CHAPTER XXI. PETE'S CREEK.

For an hour Steve and Ned toiled steadily up the yellow banks, bluff rising above bluff and bench above bench, and all steep and all crumbling to the tread. The banks of the Frazer may possess the charm of picturesqueness of a certain kind for the tourist to whom time is no object, and for whom others work and carry the packs, but they were hateful as the treadmill and a very path of thorns to the men who toiled up them carrying a month's provisions on their backs, and wearing worn-out moccasins upon their swollen, bleeding feet. It was with a sigh of heartfelt thankfulness that Corbett and Chance topped the last bench, and looked away to the west over the undulating forest plateau of Chilcotin. Men know Chilcotin now, or partly know it, as the finest ranching country west of Calgary, but in the days of which I am writing it was very little known, and Steve and his friends looked upon the long reaches and prairies of yellow sun-dried grass, dotted here and there with patches of pine forest, as sailors might look upon the coast of some untrodden island. To Steve and Phon this yellow table-land was the region of fairy gold. It was somewhere here that the yellow stuff which all men love lay waiting for man to find it. Surely it was something more than the common everyday sun which made those Chilcotin uplands so wondrously golden! So thought Steve and Phon.

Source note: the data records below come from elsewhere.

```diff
-            if (cycle_tile(IntC<3>(), t)) break;
-            if (cycle_tile(IntC<4>(), t)) break;
-            if (cycle_tile(IntC<5>(), t)) break;
-            if (cycle_tile(IntC<6>(), t)) break;
-            if (cycle_tile(IntC<7>(), t)) break;
-            if (cycle_tile(IntC<8>(), t)) break;
-            if (cycle_tile(IntC<9>(), t)) break;
-            if (cycle_tile(IntC<10>(), t)) break;
-            if (cycle_tile(IntC<11>(), t)) break;
-            if (cycle_tile(IntC<12>(), t)) break;
-            if (cycle_tile(IntC<13>(), t)) break;
-            if (cycle_tile(IntC<14>(), t)) break;
-            cycle_tile(IntC<15>(), t);
+            if (cycle_tile(IntC<0>(), t, NS)) break;
+            if (cycle_tile(IntC<1>(), t, NS)) break;
+            if (cycle_tile(IntC<2>(), t, NS)) break;
+            if (cycle_tile(IntC<3>(), t, NS)) break;
+            if (cycle_tile(IntC<4>(), t, NS)) break;
+            if (cycle_tile(IntC<5>(), t, NS)) break;
+            if (cycle_tile(IntC<6>(), t, NS)) break;
+            if (cycle_tile(IntC<7>(), t, NS)) break;
+            if (cycle_tile(IntC<8>(), t, NS)) break;
+            if (cycle_tile(IntC<9>(), t, NS)) break;
+            if (cycle_tile(IntC<10>(), t, NS)) break;
+            if (cycle_tile(IntC<11>(), t, NS)) break;
+            if (cycle_tile(IntC<12>(), t, NS)) break;
+            if (cycle_tile(IntC<13>(), t, NS)) break;
+            if (cycle_tile(IntC<14>(), t, NS)) break;
+            cycle_tile(IntC<15>(), t, NS);
         } while (false);
         const int tl = ntiles - 1, ue = tl & 15, t0 = tl & ~15;
         const int tf = max((tl - 1) & ~3, 0);
@@ -425,19 +515,19 @@
             return r < ue ? t0 + r + 1 : r > ue ? max(t0 - 15 + r, 0) : 0;
         });
         t = ntiles;
-        dma_wait();
+        dma_wait(IntC<0>());
     }
     const int t_tail = t;
     if (!PIPE)
     for (; t < ntiles; ++t) {
-        tile_top(t);
-        phase(IntC<0>(), IntC<-1>(), IntC<0>(), IntC<-1>(), IntC<0>(), acc0, acc1, (t & 1) ^ 1, 0, 0, 0);
-        phase(IntC<1>(), IntC<-1>(), IntC<0>(), IntC<-1>(), IntC<0>(), acc1, acc0, (t & 1) ^ 1, 0, 0, 0);
+        tile_top(t, IntC<0>(), IntC<0>());
+        phase(IntC<0>(), IntC<-1>(), IntC<0>(), IntC<-1>(), IntC<0>(), IntC<0>(), acc0, acc1, (t & 1) ^ 1, 0, 0, 0);
+        phase(IntC<1>(), IntC<-1>(), IntC<0>(), IntC<-1>(), IntC<0>(), IntC<0>(), acc1, acc0, (t & 1) ^ 1, 0, 0, 0);
         if (PIPE ? t == ntiles - 1 : ((t % kGroupTiles) == kGroupTiles - 1 || t == ntiles - 1)) {
             const int first = PIPE ? t_tail : (t / kGroupTiles) * kGroupTiles;
             close_all([&](int, int) { return first; });
         }
-        tile_bottom(t);
+        tile_bottom(t, IntC<0>(), IntC<0>(), IntC<0>());
         if ((t & 3) == 3 || t == ntiles - 1) {
             const int tm = (t & ~3) + wave;
             if (tm <= t) merge_tile(tm);
@@ -500,7 +590,11 @@
 __global__ __launch_bounds__(256, 2) void
 match_tile_kernel(const MatchProblem *__restrict__ problems, int num_problems, int total_blocks,
     RowPart *__restrict__ rowparts, ColPart *__restrict__ colparts, unsigned long long *__restrict__ clock_probe,
-    const int8_t *__restrict__ zero_tile)
+    const int8_t *__restrict__ zero_tile
+#ifdef OSFM_TILE_STAMPS
+    , unsigned *tile_stamps, int stamp_slots
+#endif
+    )
 {
     extern __shared__ __attribute__((aligned(16))) char smem[];
     const int lin = xcd_remap(blockIdx.x, total_blocks);
@@ -515,6 +609,13 @@
     const int seg = local - rb * pd.nseg;
     if (!MASKED && (rb < pd.nrb_main) != RAW) return;
     if (RAW && (pd.c0 != 0) != C0) return;
+#ifdef OSFM_TILE_STAMPS
+    if (C0 && tile_stamps != nullptr && (blockIdx.x & 1023) == 0 && (int)(blockIdx.x >> 10) < stamp_slots) {
+        tile_body<CH, MASKED, RAW, C0, true>(pd, rb, seg, rowparts, colparts, smem, zero_tile,
+            tile_stamps + (size_t)(blockIdx.x >> 10) * (2 * 4 * 16 * kStampsPerTile));
+        return;
+    }
+#endif
     if (C0 && clock_probe != nullptr && (blockIdx.x & 1023) == 0) {
         const unsigned long long c0 = (unsigned long long)clock64(), w0 = (unsigned long long)wall_clock64();
         tile_body<CH, MASKED, RAW, C0>(pd, rb, seg, rowparts, colparts, smem, zero_tile);
@@ -525,6 +626,27 @@
     tile_body<CH, MASKED, RAW, C0>(pd, rb, seg, rowparts, colparts, smem, zero_tile);
 }
 
+#ifdef OSFM_TILE_STAMPS
+static unsigned *g_tile_stamps = nullptr;
+static int g_tile_stamp_slots = 0, g_tile_stamp_launches = 0, g_tile_stamp_launch = 0;
+extern "C" __attribute__((visibility("default"))) int osfm_debug_set_tile_stamps(void *device_buffer, int slots_per_launch, int launches)
+{
+    g_tile_stamps = static_cast<unsigned *>(device_buffer);
+    g_tile_stamp_slots = device_buffer ? slots_per_launch : 0;
+    g_tile_stamp_launches = device_buffer ? launches : 0;
+    g_tile_stamp_launch = 0;
+    return kStampsPerTile;
+}
+static unsigned *next_tile_stamps(bool c0)
+{
+    if (!c0 || g_tile_stamps == nullptr || g_tile_stamp_launch >= g_tile_stamp_launches) return nullptr;
+    return g_tile_stamps + (size_t)(g_tile_stamp_launch++) * g_tile_stamp_slots * (2 * 4 * 16 * kStampsPerTile);
+}
+#define OSFM_STAMP_ARGS(C0V) , next_tile_stamps(C0V), g_tile_stamp_slots
+#else
+#define OSFM_STAMP_ARGS(C0V)
+#endif
+
 void launch_match_tiles(int ch, bool masked, bool any_special, bool any_c0, bool any_corrected,
     const MatchProblem *d_problems, int num_problems, int total_blocks, RowPart *rowparts,
     ColPart *colparts, hipStream_t s, unsigned long long *clock_probe, const int8_t *zero_tile)
@@ -535,7 +657,7 @@
     const dim3 grid(total_blocks), block(256);
 #define OSFM_LAUNCH_TILES(CHV, MASKEDV, RAWV, C0V) \
     for (unsigned long long *PROBE = ((C0V) ? clock_probe : nullptr), *once_ = (unsigned long long *)1; once_; once_ = nullptr) \
-    hipLaunchKernelGGL((match_tile_kernel<CHV, MASKEDV, RAWV, C0V>), grid, block, lds, s, d_problems, num_problems, total_blocks, rowparts, colparts, PROBE, zero_tile)
+    hipLaunchKernelGGL((match_tile_kernel<CHV, MASKEDV, RAWV, C0V>), grid, block, lds, s, d_problems, num_problems, total_blocks, rowparts, colparts, PROBE, zero_tile OSFM_STAMP_ARGS(C0V))
     if (masked) {
         if (ch == 8) OSFM_LAUNCH_TILES(8, true, false, false); else OSFM_LAUNCH_TILES(4, true, false, false);
         return;
```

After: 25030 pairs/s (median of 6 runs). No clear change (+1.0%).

To Ned all was different. As far as the eye could see a thousand trails led across the bluffs, gradually fading away in the distance. They were but cattle trails—the trails of the wild cattle of those hills—blacktail deer and bighorn sheep, but to Ned they were paths along which the feet of murder had gone, and his eye rested on the dark islands of pine, as if he suspected that the man he sought lurked in their shadow.

"Well, Ned, which is the way? Let's look at the map," said Chance.

Ned produced the map, and together the two men bent over it.

"The trail should run south-west from the top of this ridge, until we strike what old Pete calls here a 'good-sized chunk of a crik.' That is our first landmark. 'Bear south-west from the big red bluff,' he says—and there's the bluff," and Ned pointed to a big red buttress of mud upon the further bank of the Frazer.

"That's so, Ned, but I can see another big red bluff, and there are any number of trails leading more or less south-west," replied Chance.

"Well, let's take the biggest," suggested Corbett, and no one having any better plan to propose, his advice was taken.